Selama ini kami, (karena aku yakin kalau saudara-saudaraku juga merasakan hal yang sama) lebih mengklaim kami ini sebagai orang Batak sejati. –Ini sama sekali bukan karena bapak sudah ‘membeli’ marganya dalam prosesi adat Batak-, kami memang hanya merasa sebagai orang Batak saja. Walaupun sampai hari ini tidak banyak yang cukup aku mengerti soal tradisi/adat Batak itu. Bahkan dari yang paling mudah yaitu pemanggilan/penyebutan/ pertuturan orang Batak secara garis persaudaraan terdekat, masih sering aku marpasir-pasir . *istilah orang Batak yang artinya kurang lebih risih kaya pasir/belepotan.

“Merasa” sebagai Orang Batak Asli, aku (merasa) diingatkan waktu bapak meninggal di tahun 2005. Adalah kakak bapak, dalam bahasa Batak kami biasa memanggilnya Namboru, tapi kemudian secara Chinesse dia minta dipanggil Kuku, bilang “kalian harus belajar juga adat China, jangan hanya Batak aja kalian tau.
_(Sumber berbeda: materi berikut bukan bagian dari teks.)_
template <int DC, int DV, int VARIANT, bool MC, bool FORCE_FULL, int MAX_THREADS, int MIN_WAVES_PER_SIMD,
          bool ONE_BARRIER = false>
__global__ __launch_bounds__(MAX_THREADS, MIN_WAVES_PER_SIMD) void bp_fused_kernel(const FusedParams P)
{
    constexpr bool ONE_BAR = ONE_BARRIER && FORCE_FULL && !MC;
    constexpr bool BUDGETS = MC && QBP_MC_BUDGETS != 0;
    extern __shared__ __attribute__((aligned(16))) double smem_all[];
    constexpr NpT np_tab = 0u;
    double* const smem = smem_all + NP_LDS_DOUBLES;
    const int tid = threadIdx.x;
    const int m = P.m;
    const int S = P.S;
    const int slot = tid / m;
    const int c = tid - slot * m;
    const bool lane_valid = slot < S;
    const bool leader = lane_valid && c == 0;
    const int sl = lane_valid ? slot : 0;

    double* const Rs = smem + (size_t)sl * P.slot_stride;
    const int zoff = DC * m;
    double* const pri_lds = smem + (ONE_BAR ? FUSED_R2_OFF_BYTES / 8 : 0) + (size_t)S * P.slot_stride;
    const bool use_r0 = !FORCE_FULL && P.r0_table != 0;
    double* const r0_lds = pri_lds + DC * m;
    long long* const next_work = reinterpret_cast<long long*>(r0_lds + (use_r0 ? 2 * DC * m : 0));
    long long* const chunk_ends = next_work + S;
    unsigned long long* const mc_lmask = reinterpret_cast<unsigned long long*>(chunk_ends + S);
    int* const words = reinterpret_cast<int*>(mc_lmask + S);
    int* const flag0 = words;
    int* const mc_weight = words + 3 * S;
    int* const mc_diff = words + 4 * S;
    int* const work_avg = words + 5 * S;
    int* const active_count = words + 6 * S;
    int slot_counters = NUM_COUNTERS;
    if constexpr (BUDGETS) slot_counters = 2 * COLD(n_budgets) * NUM_COUNTERS;
    int* const mc_count = words + 6 * S + 1 + sl * slot_counters;
    int* const var_lds = words + 6 * S + 1 + S * slot_counters;
    unsigned err_par = 0;
    auto err_buf = [&]() -> unsigned char* {
        const int n4 = COLD(n_words4) * 4;
        return reinterpret_cast<unsigned char*>(var_lds + DC * m) + (size_t)(sl + (err_par ? S : 0)) * n4;
    };

    auto check_step = [&](const double (&q)[DC], unsigned sb, auto&& put) {
        check_row<VARIANT, DC, (DC > 6)>(q, sb, P.alpha, true, np_tab, put);
    };

    constexpr bool PACK_NBR = (DC > 6 && QBP_WIDE_PACK != 0) || (MC && QBP_MC_PACK != 0) ||
                              (DC <= 6 && !MC && QBP_SMALL_PACK != 0);
    constexpr int NBR_W = PACK_NBR ? (DV + 1) / 2 : DV;
    unsigned nbr[DC][NBR_W];
    unsigned wmask = 0;
    unsigned vmask = 0;
#pragma unroll
    for (int j = 0; j < DC; ++j) {
        const int v = lane_valid ? P.tab_var[j * m + c] : -1;
        vmask |= (v >= 0 ? 1u : 0u) << j;
        if (slot == 0) {
            pri_lds[j * m + c] = v >= 0 ? P.prior[v] : __builtin_inf();
            var_lds[j * m + c] = v;
        }
#pragma unroll
        for (int k = 0; k < DV; ++k)
        {
            const unsigned o = lane_valid ? P.tab_nbr[(j * DV + k) * m + c] : (unsigned)zoff;
            if constexpr (PACK_NBR) {
                if (k & 1) nbr[j][k / 2] |= o << 16; else nbr[j][k / 2] = o;
            } else {
                nbr[j][k] = o;
            }
        }
    }
    if (lane_valid) wmask = P.tab_writer[c];
    if (lds_address(smem_all) != np_tab) __builtin_trap();
    np_tables_to_lds(smem_all, tid, blockDim.x);
    if (use_r0) __syncthreads();
    if (use_r0 && lane_valid && slot == 0) {
        double qp[DC];
#pragma unroll
        for (int j = 0; j < DC; ++j) qp[j] = pri_lds[j * m + c];
        check_step(qp, 0u, [&](int j, double r) { r0_lds[j * m + c] = r; });
        check_step(qp, 1u, [&](int j, double r) { r0_lds[(DC + j) * m + c] = r; });
    }

    const long long B = P.B;
    const long long total_slots = (long long)gridDim.x * S;
    const double one_minus_damping = 1.0 - P.damping;
    const int max_iter = P.max_iter;

    auto work_chunk = [&](long long handed_out, int by_cost) -> int {
        if (QBP_WORK_CHUNK_FIXED) return FORCE_FULL ? 1 : 8;
        const long long rem = B - handed_out;
        const int share = rem >= 16 * total_slots ? 8 : rem >= 8 * total_slots ? 4 : rem >= 4 * total_slots ? 2 : 1;
        const int ch = share > by_cost ? share : by_cost;
        const int f = QBP_WORK_CHUNK_SMALL_CODES ? (m <= 36 ? 4 : m <= 72 ? 2 : 1) : 1;
        return (f > 1 && ch == 8 && rem >= (long long)16 * f * total_slots) ? 8 * f : ch;
    };
    long long b = lane_valid ? (long long)blockIdx.x * S + slot : B;
    bool active = b < B;

    if (leader) {
        Rs[zoff] = 0.0;
        if constexpr (ONE_BAR) Rs[FUSED_R2_OFF_BYTES / 8 + zoff] = 0.0;
        flag0[slot] = 0;
        flag0[S + slot] = 0;
        flag0[2 * S + slot] = 0;
        mc_lmask[slot] = 0ull;
        mc_weight[slot] = 0;
        mc_diff[slot] = 0;
        if (slot == 0) *work_avg = 4 * P.max_iter;
        if constexpr (BUDGETS) {
            for (int i = 0; i < slot_counters; ++i) mc_count[i] = 0;
        } else if constexpr (MC) {
            for (int i = 0; i < NUM_COUNTERS; ++i) mc_count[i] = 0;
        }
        const int ch = work_chunk(9 * total_slots, 1);
        const long long first =
            B > total_slots ? total_slots + (long long)atomicAdd(P.work_counter, (unsigned long long)ch) : B;
        next_work[slot] = first;
        chunk_ends[slot] = first + ch;
    }
    if (tid == 0) {
        long long first = (long long)blockIdx.x * S;
        long long cnt = B - first;
        *active_count = (int)(cnt < 0 ? 0 : (cnt > S ? S : cnt));
    }

    constexpr bool HOLD_R = MC ? (QBP_MC_HOLD_R != 0 && DC <= 6) : (DC <= 6 ? QBP_SMALL_HOLD_R != 0 : QBP_WIDE_HOLD_R != 0);

    double Q[DC];
    double R[HOLD_R ? DC : 1];
    unsigned sbit = 0, ebits = 0;
    int it = 0;
    bool frozen = false;
    int bj = 0, ck_it = 0;

    auto start_syndrome = [&]() {
        it = 0;
        frozen = false;
        if constexpr (BUDGETS) { bj = 0; ck_it = COLD(budgets)[0] - 1; }
#pragma unroll
        for (int j = 0; j < DC; ++j) Q[j] = pri_lds[j * m + c];
        if constexpr (MC) {
            ebits = 0;
            const unsigned char* const err_lds = err_buf();
#pragma unroll
            for (int j = 0; j < DC; ++j) {
                const int v = var_lds[j * m + c];
                if (v >= 0) ebits |= (unsigned)err_lds[v] << j;
            }
            sbit = __builtin_popcount(ebits) & 1u;
        } else {
            sbit = COLD(syndromes)[b * m + c] & 1u;
        }
    };
    bool need_start = active;
    __syncthreads();

    int refill = 0;
    bool mc_pending = false;
    int mc_pending_conv = 0, mc_pending_it = 0;
    int mc_pending_row = 0;
    auto pending_row = [&]() -> int* {
        if constexpr (BUDGETS)
            return mc_count + ((mc_pending_conv ? COLD(n_budgets) : 0) + mc_pending_row) * NUM_COUNTERS;
        else
            return mc_count;
    };

    double val_keep[DC];
    auto emit_decode = [&](const double (&val)[DC], bool conv, int it_out) {
        const ColdArgs ca = cold_args();
        double* const o_llr = ca->llr;
        uint8_t* const o_hard = ca->hard;
        const long long row = b * ca->n;
#pragma unroll
        for (int j = 0; j < DC; ++j) {
            if ((wmask >> j) & 1u) {
                const long long o = row + var_lds[j * m + c];
                if (o_llr) o_llr[o] = val[j];
                if (o_hard) o_hard[o] = (uint8_t)(val[j] < 0.0);
            }
        }
        const int n_iso = ca->n_iso;
        for (int i = c; i < n_iso; i += m) {
            const int v = COLD(iso_vars)[i];
            const double pv = COLD(prior)[v];
            if (o_llr) o_llr[row + v] = pv;
            if (o_hard) o_hard[row + v] = pv < 0.0;
        }
        if (c == 0) {
            if (ca->converged) ca->converged[b] = conv;
            if (ca->iters) ca->iters[b] = it_out;
        }
    };
    int f_cur = 0, f_next = 1, f_prev = 2;
    int wg_it = 0;

    auto phase_body = [&](auto par_tag) -> bool {
        constexpr int PAR = decltype(par_tag)::value;
        double* const Rw = ONE_BAR ? Rs + PAR * (FUSED_R2_OFF_BYTES / 8) : Rs;
        double val_phase[DC];
        double (&val)[DC] = ONE_BAR ? val_keep : val_phase;
        if constexpr (MC) {
            if (need_start) {
                err_par ^= 1u;
                unsigned* const err_words = reinterpret_cast<unsigned*>(err_buf());
                const unsigned long long trial = (unsigned long long)(COLD(trial_begin) + b);
#if QBP_MC_COLS
                const uint32_t* const thr = COLD(thr_cols);
                for (int g = c; g < P.n_words4; g += m)
                    err_words[g] = mc_error_quad_cols(trial, g, COLD(draws), COLD(seed), thr);
#else
                const uint8_t* const ein = COLD(errors_in);
                for (int g = c; g < P.n_words4; g += m)
                    err_words[g] = ein ? mc_stored_quad(ein + b * COLD(n), g, COLD(n))
                                       : mc_error_quad(trial, g, COLD(draws), COLD(seed), COLD(threshold));
#endif
            }
            __syncthreads();
        }
        if (need_start) { start_syndrome(); need_start = false; }
        if (active) {
            if (use_r0 && it == 0) {
                const double* const r0 = r0_lds + (sbit ? DC * m : 0);
#pragma unroll
                for (int j = 0; j < DC; ++j) {
                    const double r = r0[j * m + c];
                    Rw[j * m + c] = r;
                    if constexpr (HOLD_R) R[j] = r;
                }
            } else {
                check_step(Q, sbit, [&](int j, double r) {
                    Rw[j * m + c] = r;
                    if constexpr (HOLD_R) R[j] = r;
                });
            }
        }
        __syncthreads();
        if (*active_count == 0) return true;

        if constexpr (ONE_BAR) {
            if (active && it > 0 && !frozen && flag0[f_prev * S + slot] == 0) {
                emit_decode(val, true, it - 1);
                frozen = true;
            }
        }
        if (active) {
            bool odd = sbit != 0;
            constexpr int JG = (DC * DV <= 18) ? DC : QBP_WIDE_JG;
#pragma unroll
            for (int j0 = 0; j0 < DC; j0 += JG) {
                double rr[JG][DV];
                double rown[HOLD_R ? 1 : JG];
#pragma unroll
                for (int jj = 0; jj < JG; ++jj) {
#pragma unroll
                    for (int k = 0; k < DV; ++k)
                        if (j0 + jj < DC) {
                            if constexpr (PACK_NBR) {
                                unsigned o;
                                unsigned pk = nbr[j0 + jj][k / 2];
                                asm volatile("" : "+v"(pk));
                                o = (k & 1) ? pk >> 16 : pk & 0xffffu;
                                rr[jj][k] = Rw[o];
                            } else {
                                rr[jj][k] = Rw[nbr[j0 + jj][k]];
                            }
                        }
                    if constexpr (!HOLD_R)
                        if (j0 + jj < DC) rown[jj] = Rw[(j0 + jj) * m + c];
                }
                __builtin_amdgcn_sched_barrier(0);
#pragma unroll
                for (int jj = 0; jj < JG; ++jj) {
                    const int j = j0 + jj;
                    if (j >= DC) break;
                    double s = rr[jj][0];
#pragma unroll
                    for (int k = 1; k < DV; ++k) s = s + rr[jj][k];
                    val[j] = s + pri_lds[j * m + c];
                    odd ^= val[j] < 0.0;
                    double r_own;
                    if constexpr (HOLD_R) r_own = R[j]; else r_own = rown[jj];
                    const double qn = val[j] - r_own;
                    if constexpr (VARIANT == 0) {
                        Q[j] = qn;
                    } else {
                        Q[j] = damped_q(qn, Q[j], P.damping, one_minus_damping, P.clip_llr);
                    }
                }
            }
            if (P.padded) {
#pragma unroll
                for (int j = 0; j < DC; ++j)
                    if (!((vmask >> j) & 1u)) Q[j] = __builtin_inf();
            }
            if (odd) flag0[f_cur * S + slot] = 1;
        }
        if (leader) {
            flag0[f_next * S + slot] = 0;
            if (refill) {
                long long nx = next_work[slot] + 1;
                if (nx == chunk_ends[slot]) {
                    const int ch = work_chunk(nx, refill);
                    nx = total_slots +
                         (long long)atomicAdd(COLD(work_counter), (unsigned long long)ch);
                    chunk_ends[slot] = nx + ch;
                }
                next_work[slot] = nx;
                refill = 0;
            }
            if constexpr (MC) {
                if (mc_pending) {
                    mc_classify(mc_lmask, mc_weight, mc_diff, pending_row(), slot, mc_pending_conv,
                                mc_pending_it, COLD(half_distance),
                                COLD(fail_list) != nullptr && !mc_pending_conv);
                    mc_pending = false;
                }
            }
        }
        const bool settle = !ONE_BAR || wg_it == max_iter - 1;
        if (settle) __syncthreads();

        if (active && settle) {
            const bool conv = flag0[f_cur * S + slot] == 0;
            const bool last = it == (ONE_BAR ? COLD(max_iter) : max_iter) - 1;
            bool emit_now = conv || last;
            if constexpr (BUDGETS) emit_now = conv || it == ck_it;
            if (!frozen && emit_now) {
                if constexpr (MC) {
                    const ColdArgs ca = cold_args();
                    long long rec = b;
                    if constexpr (BUDGETS) rec = (long long)bj * ca->B + b;
                    const long long row = rec * ca->n;
                    const int n_iso = ca->n_iso;
                    if (ca->fail_list != nullptr && !conv) {
                        double* const f_llr = ca->fail_llr;
                        uint8_t* const f_hard = ca->fail_hard;
                        uint8_t* const f_err = ca->fail_err;
                        ca->fail_syn[rec * m + c] = (uint8_t)sbit;
#pragma unroll
                        for (int j = 0; j < DC; ++j) {
                            if ((wmask >> j) & 1u) {
                                const long long o = row + var_lds[j * m + c];
                                f_llr[o] = val[j];
                                f_hard[o] = (uint8_t)(val[j] < 0.0);
                                f_err[o] = (uint8_t)((ebits >> j) & 1u);
                            }
                        }
                        const unsigned char* const err_lds = err_buf();
                        for (int i = c; i < n_iso; i += m) {
                            const int v = COLD(iso_vars)[i];
                            const double pv = COLD(prior)[v];
                            f_llr[row + v] = pv;
                            f_hard[row + v] = (uint8_t)(pv < 0.0);
                            f_err[row + v] = err_lds[v];
                        }
                        if constexpr (BUDGETS) {
                            if (c == 0) ca->fail_list[bj * ca->B + (long long)atomicAdd(ca->fail_count + bj, 1ull)] = b;
                        } else {
                            if (c == 0) ca->fail_list[atomicAdd(ca->fail_count, 1ull)] = b;
                        }
                    } else {
                    unsigned long long lm = 0ull;
                    int ew = 0;
                    unsigned df = 0;
                    const unsigned long long* const lx = ca->lx_cols;
#pragma unroll
                    for (int j = 0; j < DC; ++j) {
                        if ((wmask >> j) & 1u) {
                            const unsigned e = (ebits >> j) & 1u;
                            const unsigned res = (val[j] < 0.0 ? 1u : 0u) ^ e;
                            ew += (int)e;
                            df |= res;
                            const int v = var_lds[j * m + c];
                            if (res) lm ^= lx[v];
                        }
                    }
                    const unsigned char* const err_lds = err_buf();
                    for (int i = c; i < n_iso; i += m) {
                        const int v = COLD(iso_vars)[i];
                        const unsigned e = err_lds[v];
                        const unsigned res = (COLD(prior)[v] < 0.0 ? 1u : 0u) ^ e;
                        ew += (int)e;
                        df |= res;
                        if (res) lm ^= lx[v];
                    }
                    if (lm) atomicXor(&mc_lmask[slot], lm);
                    if (ew) atomicAdd(&mc_weight[slot], ew);
                    if (df) atomicOr(&mc_diff[slot], 1);
                    }
                    if (c == 0) {
                        mc_pending = true; mc_pending_conv = conv; mc_pending_it = it;
                        if constexpr (BUDGETS) mc_pending_row = bj;
                    }
                } else {
                    emit_decode(val, conv, it);
                }
            }
            if (conv) frozen = true;
            const bool finished = last || (conv && !FORCE_FULL);
            if (finished) {
                b = next_work[slot];
                if (b < B) {
                    need_start = true;
                    if (c == 0) {
                        if constexpr (FORCE_FULL) {
                            refill = 1;
                        } else {
                            const int a4 = *work_avg;
                            const int n4 = it * 4 > a4 ? it * 4 : a4 - (a4 >> 2) + it;
                            *work_avg = n4;
                            refill = work_chunk_for(n4);
                        }
                    }
                } else {
                    active = false;
                    if (c == 0) atomicSub(active_count, 1);
                }
            } else {
                if constexpr (BUDGETS) {
                    if (it == ck_it) { ++bj; ck_it = COLD(budgets)[bj] - 1; }
                }
                ++it;
            }
        } else if (active) {
            ++it;
        }
        {
            const int t = f_prev; f_prev = f_cur; f_cur = f_next; f_next = ONE_BAR ? t : f_prev;
            if constexpr (ONE_BAR) wg_it = wg_it == max_iter - 1 ? 0 : wg_it + 1;
        }
        return false;
    };
    for (;;) {
        if (phase_body(std::integral_constant<int, 0>{})) break;
        if constexpr (ONE_BAR) {
            if (phase_body(std::integral_constant<int, 1>{})) break;
        }
    }

    if constexpr (MC) {
        if (leader) {
            if (mc_pending)
                mc_classify(mc_lmask, mc_weight, mc_diff, pending_row(), slot, mc_pending_conv,
                            mc_pending_it, COLD(half_distance),
                            COLD(fail_list) != nullptr && !mc_pending_conv);
            if constexpr (!BUDGETS) {
                for (int i = 0; i < NUM_COUNTERS; ++i)
                    if (mc_count[i])
                        atomicAdd(reinterpret_cast<unsigned long long*>(COLD(counters) + i),
                                  (unsigned long long)mc_count[i]);
            }
        }
        if constexpr (BUDGETS) {
            __syncthreads();
            const int K = COLD(n_budgets);
            const int* const tab = words + 6 * S + 1;
            for (int t = tid; t < K * NUM_COUNTERS; t += blockDim.x) {
                const int j = t / NUM_COUNTERS, i = t - j * NUM_COUNTERS;
                long long sum = 0;
                for (int s = 0; s < S; ++s) {
                    const int* const rows = tab + s * slot_counters;
                    sum += rows[j * NUM_COUNTERS + i];
                    for (int jj = 0; jj <= j; ++jj) sum += rows[(K + jj) * NUM_COUNTERS + i];
                }
                if (sum)
                    atomicAdd(reinterpret_cast<unsigned long long*>(COLD(counters) + t), (unsigned long long)sum);
            }
        }
    }
}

Jangan dipungkiri ada darah China sama kalian. Mau 100-pun di potong kerbau tetap kalian China, jangan lupa itu!!” kalimat ini dia ucapkan dengan nada agak kesal. Seperti kami memandang mereka adalah golongan China yang ekslusif, ternyata Kuku pun punya ponten ‘kecewa’ terhadap kami yang terlihat ‘menolak ke-China an’ kami dan terlalu meng’eksklusifkan’ diri sebagai orang Batak.

Semuanya begitu kecil, tapi cukup untuk menyadakan aku kalau telah tiba waktunya diingatkan soal ‘darah keturunan ini’. Dan ‘sayangnya’... aku (entah saudaraku yang lain menaggapinya seperti apa,,,) diingatkan setelah bapak tiada lagi, karena aku percaya keinginan ini juga sebenarnya ada dihatinya, anyway better late than never  toh??

Maka sekarang ketika orang suka bingung dengan nama Batak-ku yang tak ber-marga, adalah karena bapak ku bermarga Hung –yang katanya dalam bahasa Indonesia menjadi Ang, makanya namaku Angelina Mawar. Bapak bernama China Ang ko hik dan mengambil nama Batak Anggiat Poltak. Bapak mengurus surat-surat kelahiran kami dipertengahan tahun 80-an dan sah mangadati di pertengahan tahun 90-an, hingga hanya adik bungsu perempuanku dan si bontot laki-laki yang disemua documennya bermarga Sinaga.

Saudara-saudara sampai tetangga lama kami mengenali kami dengan nama China kami. Si sulung bernama Lien Hwa/Lengkong, aku Lien Chu (disingkat Lencu), adikku Lien Ciang (karena kesalahan lafal maka sampai sekarang ejaannya menjadi Siang), si bungsu perempuan Lien Ti, lebih dikenal dengan nama Butet dan si bontot laki-laki kami bernama Yohanes, yang ketika lahir Bapak Tua (saudara Bapak paling tua) sempat membuatkan nama China untuknya; Ang Mou En,, nyaris tak tersentuh kelihatanya. Tapi waktu pemakamana Bapak, kuku  kembali mempertegas  “Johan, kaupun punya nama China ya”…

Ya, aku orang Batak keturunan China...aku Lenchu boru Sinaga.